As I mentioned on Twitter the other day, I have this rather ugly spreadsheet that comes from some online survey software that requires quite a lot of cleaning in order to upload it to the database. I had an old version written in base R but the survey has changed so I’ve updated it to tidyverse.

And this is where tidyverse absolutely shines. Using it for this job really made me realise how much help it gives you when you’ve got a big mess and you want to rapidly turn it into a proper dataset, renaming, recoding, and generally cleaning.

It must be half the keystrokes or even less than the base R script it replaces. There are some quite long strings in there, which come from the survey spreadsheet, but that’s all just cut and paste, I didn’t write anything for them.

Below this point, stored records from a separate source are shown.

## Fuse small-M linear backward dgrad and wgrad into one co-scheduled kernel launch

Adds a combined backward kernel for linears with few rows: the dgrad GEMM (two 256-thread NT tiles hosted per 512-thread workgroup) and the wgrad TN-few kernel run as different workgroups of a single launch. The aim is to fill the GPU better on small-M backward GEMMs and cut one launch per linear, since each GEMM alone leaves compute units idle. Linear, in-proj q/kv and MLP backward use it when a heuristic says the dgrad tile count is small. In exchange, the NT body is refactored to take a logical block id, idle hosted halves must spin through matching barriers, and LDS per workgroup grows.

```diff
diff --git a/facialmmt_amd/_lib.py b/facialmmt_amd/_lib.py
--- a/facialmmt_amd/_lib.py
+++ b/facialmmt_amd/_lib.py
@@ -132,6 +132,11 @@
 }
 AUG_WORDS, AUG_FLAG_GRAY, AUG_MAX_RADIUS, AUG_HALO = 20, 1, 1, 6
 
+FEW_BWD_SIGNATURES = {
+    "fmmt_linear_bwd_few": (_i, [_i, _i, _i, _i, _p, _i, _p, _i, _p, _i, _p, _i, _i, _p, _i, _p, _p, _p]),
+    "fmmt_linear_bwd_few_pays": (_i, [_i, _i, _i]),
+}
+
 FMMT_EINVAL, FMMT_EALIGN, FMMT_EWORKSPACE = -1, -2, -3
 _ERR = {-1: "FMMT_EINVAL (bad shape / unsupported size)", -2: "FMMT_EALIGN (pointer or leading dimension not 16-byte aligned)",
         -3: "FMMT_EWORKSPACE (workspace too small)"}
@@ -151,7 +156,7 @@
         raise FmmtError(f"{LIB_PATH} is missing: build it with `python -m facialmmt_amd.build` "
                         f"(or __graft_entry__.build()); there is no CPU / PyTorch fallback for the hot path")
     lib = C.CDLL(LIB_PATH)
-    for name, (res, args) in list(SIGNATURES.items()) + list(POOL_HEAD_SIGNATURES.items()) + list(RAGGED_SIGNATURES.items()) + list(EVAL_COLLECT_SIGNATURES.items()) + list(POOL_HEAD_ROWS_SIGNATURES.items()) + list(GUARD_SIGNATURES.items()) + list(DIGEST_SIGNATURES.items()) + list(EVAL_SHARD_SIGNATURES.items()) + list(JITTER_SIGNATURES.items()) + list(AUG_SIGNATURES.items()):
+    for name, (res, args) in list(SIGNATURES.items()) + list(POOL_HEAD_SIGNATURES.items()) + list(RAGGED_SIGNATURES.items()) + list(EVAL_COLLECT_SIGNATURES.items()) + list(POOL_HEAD_ROWS_SIGNATURES.items()) + list(GUARD_SIGNATURES.items()) + list(DIGEST_SIGNATURES.items()) + list(EVAL_SHARD_SIGNATURES.items()) + list(JITTER_SIGNATURES.items()) + list(AUG_SIGNATURES.items()) + list(FEW_BWD_SIGNATURES.items()):
         fn = getattr(lib, name)
         fn.restype = res
         fn.argtypes = args
diff --git a/facialmmt_amd/build.py b/facialmmt_amd/build.py
--- a/facialmmt_amd/build.py
+++ b/facialmmt_amd/build.py
@@ -24,7 +24,7 @@
     hipcc = os.environ.get("HIPCC", "/opt/rocm/bin/hipcc")
     tag = tag or os.environ.get("FMMT_BUILD_TAG", "")
     csrc = os.environ.get("FMMT_CSRC_DIR", CSRC) if tag else CSRC
-    headers = sorted(glob.glob(os.path.join(csrc, "*.h"))) + [os.path.join(csrc, "..", "..", "include", h) for h in ("fmmt.h", "fmmt_pool_head.h", "fmmt_ragged.h", "fmmt_eval_collect.h", "fmmt_pool_head_rows.h", "fmmt_guard.h", "fmmt_digest.h", "fmmt_eval_shard.h", "fmmt_jitter.h", "fmmt_aug.h")]
+    headers = sorted(glob.glob(os.path.join(csrc, "*.h"))) + [os.path.join(csrc, "..", "..", "include", h) for h in ("fmmt.h", "fmmt_pool_head.h", "fmmt_ragged.h", "fmmt_eval_collect.h", "fmmt_pool_head_rows.h", "fmmt_guard.h", "fmmt_digest.h", "fmmt_eval_shard.h", "fmmt_jitter.h", "fmmt_aug.h", "fmmt_few_bwd.h")]
     objdir = os.path.join(HERE, "build_" + tag if tag else "build")
     out = os.path.join(HERE, f"libfmmt_hip_{tag}.so") if tag else OUT
     os.makedirs(objdir, exist_ok=True)
diff --git a/facialmmt_amd/csrc/gemm.hip b/facialmmt_amd/csrc/gemm.hip
--- a/facialmmt_amd/csrc/gemm.hip
+++ b/facialmmt_amd/csrc/gemm.hip
@@ -32,11 +32,11 @@
 }
 
 template <int BM, int NBUF> struct NtWaves { static constexpr int value = (BM == 128) ? (NBUF == 1 ? 3 : 2) : 4; };
-template <typename T, int BM, int BN, int BK, int NBUF, bool GLDS, bool SEG = false>
-__global__ __launch_bounds__(256) __attribute__((amdgpu_waves_per_eu(NtWaves<BM, NBUF>::value)))
-void linear_nt_kernel(LinArgs p) {
+template <typename T, int BM, int BN, int BK, int NBUF, bool GLDS, bool SEG = false, bool HOSTED = false>
+__device__ __forceinline__ void linear_nt_body(const LinArgs& p, char* smem, const int bid, const int nblk) {
     constexpr int VEC = Vec<T>::N;
     static_assert(!SEG || GLDS, "segmented weights: direct-to-LDS kernels only");
+    static_assert(!HOSTED || (GLDS && !SEG), "hosted in a 512-thread workgroup: the direct-to-LDS kernels only");
     constexpr int PITCH = GLDS ? BK : BK + VEC;
     constexpr int KM = Mma<T>::KM, KP = Mma<T>::KP;
     constexpr int WM = BM / 2, WN = BN / 2, MT = WM / 16, NT = WN / 16;
@@ -45,11 +45,10 @@
     constexpr int WV = (W_VECS + 255) / 256, XV = (X_VECS + 255) / 256;
     constexpr int CW = 4 * NT;
 
-    extern __shared__ __attribute__((aligned(16))) char smem[];
     T* Ws = reinterpret_cast<T*>(smem);
     T* Xs = Ws + NBUF * BN * PITCH;
 
-    const int tid = threadIdx.x, lane = tid & 63, wave = tid >> 6;
+    const int tid = HOSTED ? (threadIdx.x & 255) : threadIdx.x, lane = tid & 63, wave = tid >> 6;
     const int wm = wave >> 1, wn = wave & 1;
     const int li = lane & 15, lg = lane >> 4;
 
@@ -58,7 +57,7 @@
     const float* bias_seg = nullptr;
     if constexpr (SEG) {
         if (p.wseg_mode == 1) {
-            const int s_ = ((xcd_remap(blockIdx.x, gridDim.x) % p.tiles_n) * BN) / p.wseg;
+            const int s_ = ((xcd_remap(bid, nblk) % p.tiles_n) * BN) / p.wseg;
             wg = reinterpret_cast<const T*>(s_ == 0 ? p.w : (s_ == 1 ? p.w1 : p.w2)) - (ptrdiff_t)s_ * p.wseg * p.ldw;
             const float* bs_ = s_ == 0 ? p.bias : (s_ == 1 ? p.bias1 : p.bias2);
             bias_seg = bs_ ? bs_ - (ptrdiff_t)s_ * p.wseg : nullptr;
@@ -68,6 +67,18 @@
     const int kbeg = p.ksplit ? blockIdx.y * p.ksplit : 0;
     const int kend = p.ksplit ? min(p.K, kbeg + p.ksplit) : p.K;
     const int nk = (kend - kbeg + BK - 1) / BK;
+
+    if constexpr (HOSTED) {
+        if (bid >= nblk) {
+            if constexpr (NBUF == 4) {
+                for (int kt = 0; kt < nk; ++kt) __builtin_amdgcn_s_barrier();
+            } else {
+                __syncthreads();
+                for (int kt = 0; kt < nk; ++kt) __syncthreads();
+            }
+            return;
+        }
+    }
 
     struct Stage { Vec<T> w[WV], x[XV]; };
     Stage R0;
@@ -158,7 +169,7 @@
         }
     };
 
-    const int logical = xcd_remap(blockIdx.x, gridDim.x);
+    const int logical = xcd_remap(bid, nblk);
     const int m0 = (logical / p.tiles_n) * BM, n0 = (logical % p.tiles_n) * BN;
 #pragma unroll
     for (int a = 0; a < MT; ++a)
@@ -236,6 +247,13 @@
         }
     }
     epilogue(m0, n0);
+}
+
+template <typename T, int BM, int BN, int BK, int NBUF, bool GLDS, bool SEG = false>
+__global__ __launch_bounds__(256) __attribute__((amdgpu_waves_per_eu(NtWaves<BM, NBUF>::value)))
+void linear_nt_kernel(LinArgs p) {
+    extern __shared__ __attribute__((aligned(16))) char smem[];
+    linear_nt_body<T, BM, BN, BK, NBUF, GLDS, SEG>(p, smem, blockIdx.x, gridDim.x);
 }
 
 __global__ __launch_bounds__(512) void linear_nt_deep_kernel(LinArgs p) {
@@ -959,18 +977,24 @@
     return ok256 ? 1 : 0;
 }
 
+int nt_few_plan(const LinArgs& a) {
+    if (!(a.M <= 4096 && (a.N < 16384 || a.M < 256)) || a.ksplit || a.K % 64 || a.ldx % 8 || a.ldw % 8) return 0;
+    constexpr int SMALL_TILES = 256;
+    constexpr int SMALL_R4K = 2048;
+    const int tiles = ((a.M + 63) / 64) * ((a.N + 127) / 128);
+    if (tiles < SMALL_TILES && a.N % 64 == 0 && a.K >= 128) return a.K >= SMALL_R4K ? 2 : 1;
+    if ((a.N % 96 == 0 && a.N % 128 != 0) || a.K <= 64 || (a.K >= 2048 && tiles <= 256)) return 0;
+    return 3;
+}
+
 template <typename T>
 int dispatch_nt(const LinArgs& a, hipStream_t st) {
     const bool n96 = (a.N % 96 == 0) && (a.N % 128 != 0);
     if (a.M <= 4096 && (a.N < 16384 || a.M < 256)) {
         if constexpr (sizeof(T) == 2) {
-            constexpr int SMALL_TILES = 256;
-            constexpr int SMALL_R4K = 2048;
-            const int tiles = ((a.M + 63) / 64) * ((a.N + 127) / 128);
-            if (tiles < SMALL_TILES && a.N % 64 == 0 && a.K % 64 == 0 && a.K >= 128 && !a.ksplit && a.ldx % 8 == 0 && a.ldw % 8 == 0) {
-                if (a.K >= SMALL_R4K) return launch_nt<T, 32, 64, 64, 4, true>(a, st);
-                return launch_nt<T, 32, 64, 64, 2, true>(a, st);
-            }
+            const int few = nt_few_plan(a);
+            if (few == 2) return launch_nt<T, 32, 64, 64, 4, true>(a, st);
+            if (few == 1) return launch_nt<T, 32, 64, 64, 2, true>(a, st);
         }
         return n96 ? dispatch_nt_bk<T, 64, 96>(a, st) : dispatch_nt_bk<T, 64, 128>(a, st);
     }
@@ -1273,17 +1297,16 @@
     return 0;
 }
 
-__global__ __launch_bounds__(512) void linear_tn_few_kernel(TnArgs p) {
+__device__ __forceinline__ void linear_tn_few_body(const TnArgs& p, char* smem, const int bid) {
     using T = bf16;
     constexpr int WS = 2 * 32 * 64;
-    extern __shared__ __attribute__((aligned(16))) char smem[];
     T* stage = reinterpret_cast<T*>(smem);
     const int tid = threadIdx.x, lane = tid & 63;
     const int wave = __builtin_amdgcn_readfirstlane(tid >> 6);
     const int li = lane & 15, lg = lane >> 4;
-    const int tile_n = blockIdx.x / p.tiles_k, tile_k = blockIdx.x % p.tiles_k;
+    const int tile_n = bid / p.tiles_k, tile_k = bid % p.tiles_k;
     const int n0 = tile_n * 64, k0 = tile_k * 64;
-    if (p.hdr && blockIdx.x == 0 && tid == 0) { p.hdr[0] = 1; p.hdr[1] = 0; p.hdr[2] = p.N; }
+    if (p.hdr && bid == 0 && tid == 0) { p.hdr[0] = 1; p.hdr[1] = 0; p.hdr[2] = p.N; }
     const T* __restrict__ dyg = reinterpret_cast<const T*>(p.dy);
     const T* __restrict__ xg = reinterpret_cast<const T*>(p.x);
     const bool do_bias = p.part_b != nullptr && tile_k == 0;
@@ -1397,6 +1420,11 @@
     }
 }
 
+__global__ __launch_bounds__(512) void linear_tn_few_kernel(TnArgs p) {
+    extern __shared__ __attribute__((aligned(16))) char smem[];
+    linear_tn_few_body(p, smem, blockIdx.x);
+}
+
 int launch_tn_few(int M, int N, int K, const void* dy, int lddy, const void* x, int ldx, float* dw, float* db, int* hdr, hipStream_t st) {
     constexpr int lds = 80 * 1024;
     static FmmtLdsOnce lds_once;
@@ -1409,6 +1437,49 @@
 
 bool tn_few_ok(int M, int N, int K, int dtype) {
     return dtype == FMMT_BF16 && M > 128 && M <= 2048 && N % 64 == 0 && K % 64 == 0 && (N / 64) * (K / 64) >= 8 && (N / 64) * (K / 64) <= 1024;
+}
+
+struct BwdFewArgs {
+    LinArgs nt;
+    TnArgs tn;
+    int n_dx;
+};
+
+template <int BM, int BN, int NBUF>
+__global__ __launch_bounds__(512) void linear_bwd_few_kernel(BwdFewArgs p) {
+    constexpr int NT_LDS = NBUF * (BM + BN) * 64 * (int)sizeof(bf16);
+    extern __shared__ __attribute__((aligned(16))) char smem[];
+    const int bid = blockIdx.x, n_nt = (p.n_dx + 1) >> 1;
+    if (bid < n_nt) {
+        const int half = __builtin_amdgcn_readfirstlane(threadIdx.x >> 8);
+        linear_nt_body<bf16, BM, BN, 64, NBUF, true, false, true>(p.nt, smem + half * NT_LDS, 2 * bid + half, p.n_dx);
+    } else {
+        linear_tn_few_body(p.tn, smem, bid - n_nt);
+    }
+}
+
+int bwd_few_nt_workgroups(int M, int N, int K) {
+    if (!tn_few_ok(M, N, K, FMMT_BF16)) return 0;
+    LinArgs nt{M, K, N, nullptr, N, nullptr, N, nullptr, nullptr, K, nullptr, 0, nullptr, 0, nullptr, 0, nullptr, 1, 0, 0, 0, 0, nullptr};
+    const int plan = nt_few_plan(nt);
+    if (!plan) return 0;
+    const int bm = plan == 3 ? 64 : 32, bn = plan == 3 ? 128 : 64;
+    return (((M + bm - 1) / bm) * ((K + bn - 1) / bn) + 1) / 2;
+}
+
+template <int BM, int BN, int NBUF>
+int launch_bwd_few(const LinArgs& nt, const TnArgs& tn, hipStream_t st) {
+    constexpr int nt_lds = 2 * NBUF * (BM + BN) * 64 * (int)sizeof(bf16);
+    constexpr int lds = nt_lds > 80 * 1024 ? nt_lds : 80 * 1024;
+    static FmmtLdsOnce lds_once;
+    if (int rc_ = lds_once.set(reinterpret_cast<const void*>(&linear_bwd_few_kernel<BM, BN, NBUF>), lds)) return rc_;
+    BwdFewArgs p{nt, tn, 0};
+    p.nt.tiles_n = (nt.N + BN - 1) / BN;
+    p.nt.tiles_m = (nt.M + BM - 1) / BM;
+    p.n_dx = p.nt.tiles_m * p.nt.tiles_n;
+    hipLaunchKernelGGL((linear_bwd_few_kernel<BM, BN, NBUF>), dim3((p.n_dx + 1) / 2 + tn.tiles_n * tn.tiles_k), dim3(512), lds, st, p);
+    FMMT_CHECK_LAUNCH();
+    return 0;
 }
 
 __device__ __forceinline__ int tn_swz2(int row) { return ((row >> 1) & 1) | (((row >> 3) & 1) << 1); }
@@ -2064,3 +2135,29 @@
                                             workspace, workspace_bytes, stream)) return rc;
     return fmmt_linear_wgrad_finish(dtype, M, N, K, dw, db, workspace, workspace_bytes, stream);
 }
+
+extern "C" int fmmt_linear_bwd_few(int dtype, int M, int N, int K, const void* dy, int lddy, const void* x, int ldx, const void* wt, int ldwt,
+                                   void* dx, int lddx, int epi, const void* aux, int ldaux, float* dw, float* db, void* stream) {
+    if (dtype != FMMT_BF16 || M <= 0 || N <= 0 || K <= 0) return FMMT_EINVAL;
+    if (!dy || !x || !wt || !dx || !dw) return FMMT_EINVAL;
+    if (N % 8 || K % 8 || lddy % 8 || ldx % 8 || ldwt % 8 || lddx % 4) return FMMT_EINVAL;
+    if (lddy < N || ldx < K || ldwt < N || lddx < K) return FMMT_EINVAL;
+    if (epi != 0 && epi != FMMT_EPI_GELU_BWD && epi != FMMT_EPI_MUL_AUX) return FMMT_EINVAL;
+    if (epi != 0 && (!aux || ldaux % 4 || ldaux < K)) return FMMT_EINVAL;
+    if (!aligned16(dy) || !aligned16(x) || !aligned16(wt) || !aligned16(dx) || !aligned16(dw) || (epi != 0 && !aligned16(aux))) return FMMT_EALIGN;
+    if (!tn_few_ok(M, N, K, dtype)) return FMMT_EINVAL;
+    LinArgs nt{M, K, N, dy, lddy, wt, ldwt, nullptr, dx, lddx, nullptr, epi, epi ? aux : nullptr, ldaux, nullptr, 0, nullptr, 1, 0, 0, 0, 0, nullptr};
+    const int plan = nt_few_plan(nt);
+    if (!plan) return FMMT_EINVAL;
+    TnArgs tn{M, N, K, dy, lddy, x, ldx, dw, db, nullptr, 1, K / 64, (M + 7) / 8, N / 64, 0, nullptr, 1};
+    hipStream_t st = reinterpret_cast<hipStream_t>(stream);
+    if (plan == 1) return launch_bwd_few<32, 64, 2>(nt, tn, st);
+    if (plan == 2) return launch_bwd_few<32, 64, 4>(nt, tn, st);
+    return launch_bwd_few<64, 128, 2>(nt, tn, st);
+}
+
+extern "C" int fmmt_linear_bwd_few_pays(int M, int N, int K) {
+    if (M <= 0 || N <= 0 || K <= 0) return 0;
+    const int n_nt = bwd_few_nt_workgroups(M, N, K);
+    return n_nt > 0 && n_nt <= 128;
+}
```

I love it profoundly, and I bet if I was more experienced I could cut it down even more. Anyway, here it is for your idle curiosity, it is obviously of no use to anybody who isn’t working on this data and to be honest there are bits that you probably won’t even understand, but just a quick look should show you just how much I had from the wonderful tidyverse maintainers

https://gist.github.com/ChrisBeeley/488c3a8fa35b57d8b40232d70e1dfdc9

Rapidly find the mean of survey questions

Following on from the last blog post, I’ve got quite a nice way of generating lots of means from a survey dataset. This one relies on the fact that I’m averaging questions that go 2.1, 2.2, 2.3, and 3.1, 3.2, 3.3, so I can look for all questions that start with “2.”, “3.”, etc.

library(tidyverse)

survey <- survey %>% bind_cols(
  
  map(paste0(as.character(2 : 9), "."), function(x) {
    
    return_value <- survey %>% 
      select(starts_with(x)) %>% 
      rowMeans(., na.rm = TRUE) %>% 
      as.data.frame()
    
    names(return_value) <- paste0("Question ", x)
    
    return(return_value)
  }) 
)

This returns the original dataset plus the averages of each question, labelled “Question 2”, “Question 3”, etc.